» **WHAT IS BEING ASKED**
In the listing below, how many lines contain the string "cfirst"? Reply with the number alone.

» **PROVIDED INFORMATION**
=== Begin Enclosure ===
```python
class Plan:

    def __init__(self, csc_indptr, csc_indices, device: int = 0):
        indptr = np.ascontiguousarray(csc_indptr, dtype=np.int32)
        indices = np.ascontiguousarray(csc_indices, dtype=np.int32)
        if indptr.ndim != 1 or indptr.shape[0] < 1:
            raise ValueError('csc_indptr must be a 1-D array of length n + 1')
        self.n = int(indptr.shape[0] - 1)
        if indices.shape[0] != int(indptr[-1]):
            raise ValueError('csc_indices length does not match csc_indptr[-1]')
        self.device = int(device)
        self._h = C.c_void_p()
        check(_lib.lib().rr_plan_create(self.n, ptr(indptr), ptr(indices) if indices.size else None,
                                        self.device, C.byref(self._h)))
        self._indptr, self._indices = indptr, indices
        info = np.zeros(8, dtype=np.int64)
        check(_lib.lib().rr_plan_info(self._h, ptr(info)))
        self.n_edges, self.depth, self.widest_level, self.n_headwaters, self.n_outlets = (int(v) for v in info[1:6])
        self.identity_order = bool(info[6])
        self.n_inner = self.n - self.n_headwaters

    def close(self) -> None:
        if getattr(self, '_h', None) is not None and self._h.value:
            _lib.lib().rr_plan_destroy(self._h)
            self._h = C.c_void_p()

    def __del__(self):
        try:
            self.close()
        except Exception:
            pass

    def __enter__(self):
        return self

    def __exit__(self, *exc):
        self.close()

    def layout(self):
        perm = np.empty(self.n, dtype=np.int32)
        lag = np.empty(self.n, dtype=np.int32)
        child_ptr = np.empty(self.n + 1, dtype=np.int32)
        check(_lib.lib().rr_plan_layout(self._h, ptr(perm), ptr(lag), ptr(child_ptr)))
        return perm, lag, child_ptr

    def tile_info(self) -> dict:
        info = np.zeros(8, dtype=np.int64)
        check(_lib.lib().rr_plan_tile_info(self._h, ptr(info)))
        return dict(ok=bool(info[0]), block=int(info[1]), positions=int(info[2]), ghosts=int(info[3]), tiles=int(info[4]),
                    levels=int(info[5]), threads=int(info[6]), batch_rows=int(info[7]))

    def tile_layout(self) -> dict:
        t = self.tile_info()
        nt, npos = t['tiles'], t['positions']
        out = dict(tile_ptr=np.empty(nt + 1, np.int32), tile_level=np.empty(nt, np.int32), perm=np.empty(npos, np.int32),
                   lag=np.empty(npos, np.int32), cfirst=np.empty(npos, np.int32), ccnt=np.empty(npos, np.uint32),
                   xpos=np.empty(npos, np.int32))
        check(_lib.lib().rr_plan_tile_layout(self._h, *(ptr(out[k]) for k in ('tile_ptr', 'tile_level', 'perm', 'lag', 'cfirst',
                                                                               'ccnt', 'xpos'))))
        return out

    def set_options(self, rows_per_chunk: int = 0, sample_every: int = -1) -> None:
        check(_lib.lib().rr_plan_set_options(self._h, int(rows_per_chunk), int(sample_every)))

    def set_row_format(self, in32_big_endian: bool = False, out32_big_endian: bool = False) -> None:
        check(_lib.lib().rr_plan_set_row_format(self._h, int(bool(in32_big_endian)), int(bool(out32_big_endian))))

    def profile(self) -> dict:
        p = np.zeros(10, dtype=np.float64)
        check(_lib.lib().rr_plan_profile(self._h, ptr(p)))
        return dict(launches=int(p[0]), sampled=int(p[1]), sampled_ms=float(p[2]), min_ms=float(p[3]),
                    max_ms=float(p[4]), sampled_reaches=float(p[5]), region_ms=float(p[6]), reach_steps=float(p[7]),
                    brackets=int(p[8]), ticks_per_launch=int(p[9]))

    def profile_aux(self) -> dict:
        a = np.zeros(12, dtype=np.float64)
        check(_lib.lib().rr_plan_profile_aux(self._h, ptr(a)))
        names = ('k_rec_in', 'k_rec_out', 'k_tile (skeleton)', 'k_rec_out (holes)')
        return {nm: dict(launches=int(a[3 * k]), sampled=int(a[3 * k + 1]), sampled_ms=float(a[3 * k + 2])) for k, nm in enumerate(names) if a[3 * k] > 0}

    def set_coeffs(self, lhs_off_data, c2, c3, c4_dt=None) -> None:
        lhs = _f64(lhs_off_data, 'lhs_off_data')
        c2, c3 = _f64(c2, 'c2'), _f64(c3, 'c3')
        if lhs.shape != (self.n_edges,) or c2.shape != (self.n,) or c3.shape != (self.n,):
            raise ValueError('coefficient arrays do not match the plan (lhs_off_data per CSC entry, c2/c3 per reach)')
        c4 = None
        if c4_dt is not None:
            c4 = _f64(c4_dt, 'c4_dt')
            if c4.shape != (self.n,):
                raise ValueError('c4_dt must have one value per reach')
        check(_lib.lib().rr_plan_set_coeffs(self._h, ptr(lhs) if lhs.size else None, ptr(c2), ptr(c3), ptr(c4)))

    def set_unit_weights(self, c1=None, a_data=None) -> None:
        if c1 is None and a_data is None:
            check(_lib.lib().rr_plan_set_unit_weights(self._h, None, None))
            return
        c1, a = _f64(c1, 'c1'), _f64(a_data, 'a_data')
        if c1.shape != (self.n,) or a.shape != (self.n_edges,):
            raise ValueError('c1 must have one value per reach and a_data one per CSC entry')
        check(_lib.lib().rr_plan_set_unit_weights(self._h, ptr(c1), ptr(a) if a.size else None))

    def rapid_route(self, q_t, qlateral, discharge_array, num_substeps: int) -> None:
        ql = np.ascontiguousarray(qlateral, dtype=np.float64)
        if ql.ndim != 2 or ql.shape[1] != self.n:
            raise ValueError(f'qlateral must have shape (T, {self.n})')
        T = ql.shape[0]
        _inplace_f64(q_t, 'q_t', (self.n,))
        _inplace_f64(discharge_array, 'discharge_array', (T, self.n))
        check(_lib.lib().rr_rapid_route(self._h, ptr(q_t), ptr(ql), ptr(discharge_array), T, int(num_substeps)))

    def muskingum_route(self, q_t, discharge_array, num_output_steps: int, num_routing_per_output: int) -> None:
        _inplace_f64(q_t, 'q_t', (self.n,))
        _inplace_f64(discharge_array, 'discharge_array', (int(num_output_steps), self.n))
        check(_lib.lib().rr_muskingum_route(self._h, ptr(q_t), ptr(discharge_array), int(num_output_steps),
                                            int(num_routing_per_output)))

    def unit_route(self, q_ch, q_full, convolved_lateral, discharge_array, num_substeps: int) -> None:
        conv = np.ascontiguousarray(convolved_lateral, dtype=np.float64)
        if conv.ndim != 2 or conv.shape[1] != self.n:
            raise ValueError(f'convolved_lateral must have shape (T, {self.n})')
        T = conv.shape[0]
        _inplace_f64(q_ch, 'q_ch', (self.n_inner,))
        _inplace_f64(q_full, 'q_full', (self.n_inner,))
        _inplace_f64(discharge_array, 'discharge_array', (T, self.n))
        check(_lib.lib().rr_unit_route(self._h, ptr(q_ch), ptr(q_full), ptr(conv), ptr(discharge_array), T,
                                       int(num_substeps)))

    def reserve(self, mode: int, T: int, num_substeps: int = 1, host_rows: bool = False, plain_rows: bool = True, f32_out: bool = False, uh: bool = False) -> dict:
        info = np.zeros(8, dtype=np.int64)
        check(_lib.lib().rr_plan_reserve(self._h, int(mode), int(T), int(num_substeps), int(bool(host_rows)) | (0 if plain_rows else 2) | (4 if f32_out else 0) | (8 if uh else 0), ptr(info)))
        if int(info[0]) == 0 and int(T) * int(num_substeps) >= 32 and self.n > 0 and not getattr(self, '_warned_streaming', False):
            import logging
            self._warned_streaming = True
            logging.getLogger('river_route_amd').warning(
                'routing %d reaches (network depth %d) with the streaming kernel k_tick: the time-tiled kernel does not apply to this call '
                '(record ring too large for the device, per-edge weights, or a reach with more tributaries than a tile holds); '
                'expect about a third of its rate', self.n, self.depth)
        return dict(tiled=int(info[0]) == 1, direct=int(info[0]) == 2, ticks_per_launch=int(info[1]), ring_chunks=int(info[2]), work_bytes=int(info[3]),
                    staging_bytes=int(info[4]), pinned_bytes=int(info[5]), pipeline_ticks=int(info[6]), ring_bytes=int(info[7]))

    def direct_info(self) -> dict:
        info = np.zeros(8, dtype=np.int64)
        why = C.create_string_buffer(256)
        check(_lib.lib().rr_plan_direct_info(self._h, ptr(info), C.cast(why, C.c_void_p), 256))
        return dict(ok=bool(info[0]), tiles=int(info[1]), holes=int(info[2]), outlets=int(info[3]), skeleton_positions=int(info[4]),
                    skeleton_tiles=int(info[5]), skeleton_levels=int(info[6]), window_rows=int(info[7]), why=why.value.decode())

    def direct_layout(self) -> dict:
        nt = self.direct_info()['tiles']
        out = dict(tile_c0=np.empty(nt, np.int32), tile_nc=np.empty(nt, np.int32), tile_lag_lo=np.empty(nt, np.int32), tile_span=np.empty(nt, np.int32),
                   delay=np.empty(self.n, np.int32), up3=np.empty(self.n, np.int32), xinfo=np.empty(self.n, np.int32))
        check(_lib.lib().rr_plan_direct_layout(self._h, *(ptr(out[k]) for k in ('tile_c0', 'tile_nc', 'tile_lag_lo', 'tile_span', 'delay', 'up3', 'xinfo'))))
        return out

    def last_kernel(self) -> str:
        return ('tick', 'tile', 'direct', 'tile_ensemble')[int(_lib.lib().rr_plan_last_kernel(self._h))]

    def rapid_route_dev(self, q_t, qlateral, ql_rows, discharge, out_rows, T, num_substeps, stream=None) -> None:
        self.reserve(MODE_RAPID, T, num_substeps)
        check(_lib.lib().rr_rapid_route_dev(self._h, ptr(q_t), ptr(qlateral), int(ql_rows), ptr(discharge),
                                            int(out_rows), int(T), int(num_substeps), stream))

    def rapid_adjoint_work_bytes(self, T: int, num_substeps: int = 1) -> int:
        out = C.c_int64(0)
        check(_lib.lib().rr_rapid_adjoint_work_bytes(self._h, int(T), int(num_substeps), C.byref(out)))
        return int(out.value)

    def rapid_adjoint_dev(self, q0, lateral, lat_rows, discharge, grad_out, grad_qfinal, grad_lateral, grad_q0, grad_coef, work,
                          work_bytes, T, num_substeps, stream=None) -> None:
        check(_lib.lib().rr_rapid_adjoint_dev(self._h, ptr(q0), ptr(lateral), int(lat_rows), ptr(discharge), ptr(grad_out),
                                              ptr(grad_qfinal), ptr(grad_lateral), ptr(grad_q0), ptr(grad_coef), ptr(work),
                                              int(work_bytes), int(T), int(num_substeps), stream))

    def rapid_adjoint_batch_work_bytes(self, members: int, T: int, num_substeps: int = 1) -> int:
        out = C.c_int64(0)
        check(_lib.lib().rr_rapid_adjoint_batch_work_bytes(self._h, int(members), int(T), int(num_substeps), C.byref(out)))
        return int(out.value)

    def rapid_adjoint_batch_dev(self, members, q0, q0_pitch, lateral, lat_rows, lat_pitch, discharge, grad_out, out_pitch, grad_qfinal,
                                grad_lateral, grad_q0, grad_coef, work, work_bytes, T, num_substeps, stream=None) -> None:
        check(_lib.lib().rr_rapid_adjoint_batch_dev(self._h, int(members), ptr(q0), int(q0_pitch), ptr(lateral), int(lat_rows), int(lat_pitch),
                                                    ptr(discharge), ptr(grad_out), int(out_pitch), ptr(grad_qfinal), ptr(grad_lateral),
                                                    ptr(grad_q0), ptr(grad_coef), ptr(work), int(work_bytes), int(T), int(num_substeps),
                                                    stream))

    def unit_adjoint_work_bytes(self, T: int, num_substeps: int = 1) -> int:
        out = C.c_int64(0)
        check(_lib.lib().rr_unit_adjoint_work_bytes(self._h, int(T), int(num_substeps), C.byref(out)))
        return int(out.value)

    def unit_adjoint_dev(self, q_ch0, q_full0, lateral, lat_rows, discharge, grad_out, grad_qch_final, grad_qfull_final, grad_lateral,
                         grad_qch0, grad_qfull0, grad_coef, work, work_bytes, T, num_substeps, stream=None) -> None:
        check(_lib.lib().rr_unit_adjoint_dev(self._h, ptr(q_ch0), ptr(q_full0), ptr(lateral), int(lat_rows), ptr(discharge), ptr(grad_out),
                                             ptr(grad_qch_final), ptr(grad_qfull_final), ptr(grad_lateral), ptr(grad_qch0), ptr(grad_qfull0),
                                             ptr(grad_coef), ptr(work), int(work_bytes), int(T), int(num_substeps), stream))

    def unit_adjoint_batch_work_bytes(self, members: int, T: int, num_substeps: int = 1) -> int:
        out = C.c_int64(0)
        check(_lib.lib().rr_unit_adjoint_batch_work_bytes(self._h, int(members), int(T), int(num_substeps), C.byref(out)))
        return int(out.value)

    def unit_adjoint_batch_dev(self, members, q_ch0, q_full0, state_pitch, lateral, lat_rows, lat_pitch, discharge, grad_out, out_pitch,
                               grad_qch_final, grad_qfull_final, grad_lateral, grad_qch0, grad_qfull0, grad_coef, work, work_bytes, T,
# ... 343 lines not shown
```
=== End Enclosure ===
» **RESPONSE BOX**
2